Representation theory decomposes the symmetry group's action on the space of belief states into irreducible pieces. Each piece is a "mode" of the system: some modes are observable (the system can detect them), others are hidden. The observable modes are what the system can possibly learn. The hidden modes are structural blind spots. Mapping these tells you the fundamental limits of the learning architecture.
This connects to Lie algebra, gauge theory, and category theory. It's the most mathematically demanding part of the roadmap (Phase 7). But the questions are precisely stated, and that precision is itself valuable.
What Comes Next¶
This tutorial series gave you the geometry of a single bandit's learning process: one manifold, one family of distributions, one update rule.

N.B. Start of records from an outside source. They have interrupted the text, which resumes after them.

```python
class Context:

    def __init__(self, device: int = 0):
        self._lib = lib()
# ... 56 lines not shown
        z = self.ingest_sizes()
        rec, cig = np.zeros(z["n_rec"], abi.REC_DTYPE), np.zeros(z["n_cigar"], "<u2")
        var, seq = np.zeros(z["n_var"], "u1"), np.zeros(z["n_seq"], "u1")
        self._check(self._lib.snfb_ingest_fetch(self._h, rec.ctypes.data, cig.ctypes.data, var.ctypes.data, seq.ctypes.data), "snfb_ingest_fetch")
        return rec, cig, var, seq

    def inflate_bgzf(self, bgzf: np.ndarray) -> bytes:
        bgzf = np.ascontiguousarray(bgzf, dtype="u1")
        n = C.c_uint64()
        self._check(self._lib.snfb_inflate_bgzf(self._h, bgzf.ctypes.data, len(bgzf), None, 0, C.byref(n)), "snfb_inflate_bgzf")
        out = np.zeros(max(int(n.value), 1), "u1")
        self._check(self._lib.snfb_inflate_bgzf(self._h, bgzf.ctypes.data, len(bgzf), out.ctypes.data, len(out), C.byref(n)), "snfb_inflate_bgzf")
        return out[:int(n.value)].tobytes()

    def deflate_bgzf(self, data) -> tuple:
        src = np.frombuffer(bytes(data), "u1")
        nb = (len(src) + 0xff00 - 1) // 0xff00
        out = np.empty(max(nb * 65536, 1), "u1")
        coff = np.zeros(max(nb, 1), "<u8")
        n = C.c_uint64()
        self._check(self._lib.snfb_deflate_bgzf(self._h, src.ctypes.data, len(src), out.ctypes.data, len(out), C.byref(n), coff.ctypes.data), "snfb_deflate_bgzf")
        return out[:int(n.value)].tobytes(), [int(x) for x in coff[:nb]]

    def run(self, want_leads=True, want_cands=True, want_seqs=True, copy=True) -> Result:
        lv, cv, sv = abi.LeadView(), abi.CandView(), abi.SeqView()
        rc = self._lib.snfb_run(self._h, C.byref(lv) if want_leads else None, C.byref(cv) if want_cands else None,
                                C.byref(sv) if want_seqs else None)
        self._check(rc, "snfb_run")
        return self._collect(lv if want_leads else None, cv if want_cands else None, sv if want_seqs else None, copy)

    def extract_leads(self, want=True):
        lv = abi.LeadView()
        self._check(self._lib.snfb_extract_leads(self._h, C.byref(lv) if want else None), "snfb_extract_leads")
        return self._collect(lv if want else None, None, None, True)

    def cluster_call(self, want=True):
        cv = abi.CandView()
        self._check(self._lib.snfb_cluster_call(self._h, C.byref(cv) if want else None), "snfb_cluster_call")
        return self._collect(None, cv if want else None, None, True)

    def consensus(self, want=True):
        sv = abi.SeqView()
        self._check(self._lib.snfb_consensus(self._h, C.byref(sv) if want else None), "snfb_consensus")
        return self._collect(None, None, sv if want else None, True)

    def _collect(self, lv, cv, sv, copy) -> Result:
        r = Result()
        cp = (lambda a: a.copy()) if copy else (lambda a: a)
        nt = None
        if lv is not None:
            r.leads = cp(abi.view(lv.leads, abi.LEAD_DTYPE, lv.n_leads))
            nt = self._n_task()
            r.task_read_count = cp(abi.view(lv.task_read_count, "<u4", nt))
            r.task_mean_nm = cp(abi.view(lv.task_mean_nm, "<f8", nt))
            r.n_pass, r.soft_errors = int(lv.n_pass), int(lv.soft_errors)
            r._rec_nm_ptr = lv.rec_nm
        if cv is not None:
            nt = self._n_task()
            r.cand = cp(abi.view(cv.cand, abi.CAND_DTYPE, cv.n_cand))
            r.cand_leads = cp(abi.view(cv.cand_leads, abi.LEAD_DTYPE, cv.n_cand_leads))
            r.rn_off = cp(abi.view(cv.rnames_off, "<u4", cv.n_cand + 1))
            r.rnames = cp(abi.view(cv.rnames, "<u8", int(r.rn_off[-1]) if cv.n_cand else 0))
            r.task_cov_mean = cp(abi.view(cv.task_coverage_mean, "<f8", nt))
        if sv is not None:
            r.alt = cp(abi.view(sv.alt, "u1", sv.n_alt_bytes))
        return r

    def _n_task(self):
        b = self._block
        return int(b.n_task) if isinstance(b, abi.Records) else len(b.task)

    def timings(self):
        names = (C.c_char_p * 64)()
        ms = (C.c_float * 64)()
        by = (C.c_uint64 * 64)()
        n = self._lib.snfb_last_timings(self._h, names, ms, by, 64)
        return [(names[i].decode(), float(ms[i]), int(by[i])) for i in range(n)]

    def launch_count(self):
        return int(self._lib.snfb_launch_count(self._h))

    def rerun_count(self):
        return int(self._lib.snfb_rerun_count(self._h))

    def coverage_bins(self, task: int, binsize: int) -> np.ndarray:
        p = C.c_void_p()
        n = C.c_uint64()
        self._check(self._lib.snfb_coverage_bins(self._h, int(task), int(binsize), C.byref(p), C.byref(n)), "snfb_coverage_bins")
        return abi.view(p.value, "<f8", n.value).copy()

    def genotype_targets(self, task, svtype, pos, svlen, bnd_is_first, mate_contig, combine_match, combine_match_max):
        cols = [np.ascontiguousarray(a, dtype="<i4") for a in (task, svtype, pos, svlen, bnd_is_first, mate_contig)]
        n = len(cols[0])
        if any(len(a) != n for a in cols):
            raise ValueError("genotype_targets: the target arrays differ in length")
        out = (np.full(n, -1, "<i8"),) + tuple(np.zeros(n, "<i4") for _ in range(4))
        I, O = abi.GtIn(), abi.GtOut()
        I.n = n
        I.task, I.svtype, I.pos, I.svlen, I.bnd_is_first, I.mate_contig = (a.ctypes.data for a in cols)
        I.combine_match, I.combine_match_max = int(combine_match), int(combine_match_max)
        O.match, O.cov_start, O.cov_center, O.cov_end, O.bnd_no_prev = (a.ctypes.data for a in out)
        self._check(self._lib.snfb_genotype_targets(self._h, C.byref(I), C.byref(O)), "snfb_genotype_targets")
        return out

    def read_names(self):
        v = abi.RnamesView()
        self._check(self._lib.snfb_read_names(self._h, C.byref(v)), "snfb_read_names")
        return ReadNames(abi.view(v.text, "u1", v.n_text).copy(), abi.view(v.off, "<u4", v.n_names + 1).copy() if v.n_names else np.zeros(1, "<u4"),
                         int(v.collisions))

    def load_reference(self, data, contigs, is_bgzf=False):
        data = np.frombuffer(data, "u1") if isinstance(data, (bytes, bytearray, memoryview)) else np.ascontiguousarray(data, dtype="u1")
        contigs = np.ascontiguousarray(contigs, dtype=abi.REF_CONTIG_DTYPE)
        I = abi.RefInput()
        I.bytes, I.n_bytes, I.is_bgzf, I.n_contig, I.contig = data.ctypes.data, len(data), int(bool(is_bgzf)), len(contigs), contigs.ctypes.data
        self._ref_n_contig = len(contigs)
        self._check(self._lib.snfb_load_reference(self._h, C.byref(I)), "snfb_load_reference")
        return self.reference_runs()

    def reference_runs(self):
        r, o, n = C.c_void_p(), C.c_void_p(), C.c_uint64()
        self._check(self._lib.snfb_reference_runs(self._h, C.byref(r), C.byref(o), C.byref(n)), "snfb_reference_runs")
        return abi.view(r.value, "<i4", 2 * n.value).reshape(-1, 2).copy(), abi.view(o.value, "<u8", 0 if not o.value else self._ref_n_contig + 1).copy()

    def fetch_reference(self, queries) -> np.ndarray:
        queries = np.ascontiguousarray(queries, dtype=abi.REF_QUERY_DTYPE)
        cap = int((queries["out_off"] + queries["length"]).max()) if len(queries) else 0
        out = np.zeros(max(cap, 1), "u1")
        self._check(self._lib.snfb_fetch_reference(self._h, queries.ctypes.data, len(queries), out.ctypes.data, cap), "snfb_fetch_reference")
        return out[:cap]

    def comm_init(self, unique_id: bytes, rank: int, nranks: int):
        buf = C.create_string_buffer(bytes(unique_id), 128)
        self._check(self._lib.snfb_comm_init(self._h, buf, int(rank), int(nranks)), "snfb_comm_init")

    def allgather_candidates(self, with_leads=False, device_only=False, copy=True):
        gv = abi.GatherView()
        flags = (abi.GATHER_LEADS if with_leads else 0) | (abi.GATHER_DEVICE_ONLY if device_only else 0)
        self._check(self._lib.snfb_allgather_candidates(self._h, flags, C.byref(gv)), "snfb_allgather_candidates")
        g = GatheredResult()
        g.n_cand, g.n_alt_bytes, g.n_rnames, g.n_cand_leads = int(gv.n_cand), int(gv.n_alt_bytes), int(gv.n_rnames), int(gv.n_cand_leads)
        g.dev_bytes_per_rank = int(gv.dev_bytes_per_rank)
        if not device_only:
            cp = (lambda a: a.copy()) if copy else (lambda a: a)
            g.cand = cp(abi.view(gv.cand, abi.CAND_DTYPE, gv.n_cand))
            g.alt = cp(abi.view(gv.alt, "u1", gv.n_alt_bytes))
            g.rnames = cp(abi.view(gv.rnames, "<u8", gv.n_rnames))
            g.rn_off = cp(abi.view(gv.rnames_off, "<u4", gv.n_cand + 1))
            g.cand_leads = cp(abi.view(gv.cand_leads, abi.LEAD_DTYPE, gv.n_cand_leads)) if with_leads else np.zeros(0, abi.LEAD_DTYPE)
        return g

    def poa(self, jobs):
        n = len(jobs)
        if n == 0:
            return []
        J = (abi.PoaJob * n)()
        flat, offs, out_off = [], [], 0
        seq_off = 0
        for k, jb in enumerate(jobs):
            seqs = [bytes(x) for x in jb["seqs"]]
            total = sum(len(x) for x in seqs)
            J[k].seq_off, J[k].offs_off, J[k].n_seq = seq_off, len(offs), len(seqs)
            o = 0
            for x in seqs:
                offs.append(o)
                o += len(x)
# ... 150 lines not shown
```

The next frontier is multi-agent geometry (what happens when multiple bandits interact?), the formal Hamiltonian (Phase 5 of the roadmap), and the closed control loop (where affect signals actually modify the system's behavior).
Where the causal module (the companion series) meets this geometry is at CreditAssigner.to_posterior_updates(): the causal DAG chooses which concepts to credit; the Fisher manifold determines how much that credit matters. The stubbornness metric tells you which beliefs are load-bearing. The symmetry-breaking curves tell you when the system has made up its mind. For the full picture of where both domains bind together and where they're headed, see The Road Ahead.
The conservation laws are the sensory apparatus. A violated invariant is the mathematical analog of pain. Build the interoception layer.